(Stored records)
## Rework 3x3 patch conv inner loop to 16x16x32 MFMA with pinned scheduling

```diff
diff --git a/deep-image-retrieval_amd/csrc/conv_igemm.hip b/deep-image-retrieval_amd/csrc/conv_igemm.hip
--- a/deep-image-retrieval_amd/csrc/conv_igemm.hip
+++ b/deep-image-retrieval_amd/csrc/conv_igemm.hip
@@ -658,7 +658,7 @@
     if (cin16) {
         if (a.R != 4 || a.S != 4 || a.stride != 1)
             return fail(DIR_ERR_INVALID, "conv: Cin == 16 is only the 4x4 s1 space-to-depth stem");
-    } else if (a.Cin % 64 != 0) {
+    } else if (a.Cin % 64 != 0 && !(a.Cin % 32 == 0 && !a.x2 && variant >= 0 && variant < kNumVariants && kVariants[variant].kind == 6)) {
         return fail(DIR_ERR_INVALID, "conv: Cin must be a multiple of 64 (or 16 for the stem)");
     }
     if (a.R > 4 || a.S > 4) return fail(DIR_ERR_INVALID, "conv: filter larger than 4x4");
diff --git a/deep-image-retrieval_amd/csrc/conv_patchw.hip b/deep-image-retrieval_amd/csrc/conv_patchw.hip
--- a/deep-image-retrieval_amd/csrc/conv_patchw.hip
+++ b/deep-image-retrieval_amd/csrc/conv_patchw.hip
@@ -13,8 +13,94 @@
     __builtin_amdgcn_raw_ptr_buffer_load_lds(rsrc, (DIR_LDS void*)lds, 16, voff, soff, 0, 0);
 }
 
+#ifndef DIR_PATCHW_ORDER
+#define DIR_PATCHW_ORDER 0
+#endif
+#ifndef DIR_PATCHW_NW
+#define DIR_PATCHW_NW 3
+#endif
+
+template <class DT, int R, int NW = DIR_PATCHW_NW>
+__device__ __forceinline__ void patchw_stage(f32x4_t (&acc)[8][4], const char* smem, uint32_t& xq, uint32_t& u, uint32_t lk,
+                                             uint32_t& wl) {
+    typedef typename DT::frag_t frag_t;
+    constexpr int WSTAGE = 3 * 128 * 64;
+    constexpr bool PIN = !(DIR_PATCHW_ABL & 8);
+    asm volatile("" : "+v"(u), "+v"(wl), "+v"(xq));
+    auto xaddr = [&](int j, int s) -> const char* {
+        const int c = (R + j) * 34 + s;
+        return smem + (xq + ((lk ^ (((u + c) >> 2) & 3)) << 4)) + c * 64;
+    };
+    const char* wp = smem + wl;
+    auto wread = [&](int k) { return *(const frag_t*)(wp + (R * WSTAGE + (k >> 3) * 8192 + (k & 7) * 1024)); };
+    auto live = [](int k) { return !(DIR_PATCHW_ABL & 8) || k < 11; };
+    frag_t xf[4], wf[NW];
+    {
+        const char *a0 = xaddr(0, 0), *a1 = xaddr(1, 0);
+        xf[0] = *(const frag_t*)a0;
+        xf[1] = *(const frag_t*)(a0 + 1024);
+        xf[2] = *(const frag_t*)a1;
+        xf[3] = *(const frag_t*)(a1 + 1024);
+    }
+#pragma unroll
+    for (int k = 0; k < NW; ++k) wf[k] = wread(k);
+    if (PIN) __builtin_amdgcn_sched_group_barrier(0x100, 4 + NW, 0);
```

ACTIVITY => Look through the entries above; copy every line holding the string "csrc".

TASK RESULT =>
diff --git a/deep-image-retrieval_amd/csrc/conv_igemm.hip b/deep-image-retrieval_amd/csrc/conv_igemm.hip
--- a/deep-image-retrieval_amd/csrc/conv_igemm.hip
+++ b/deep-image-retrieval_amd/csrc/conv_igemm.hip
diff --git a/deep-image-retrieval_amd/csrc/conv_patchw.hip b/deep-image-retrieval_amd/csrc/conv_patchw.hip
--- a/deep-image-retrieval_amd/csrc/conv_patchw.hip
+++ b/deep-image-retrieval_amd/csrc/conv_patchw.hip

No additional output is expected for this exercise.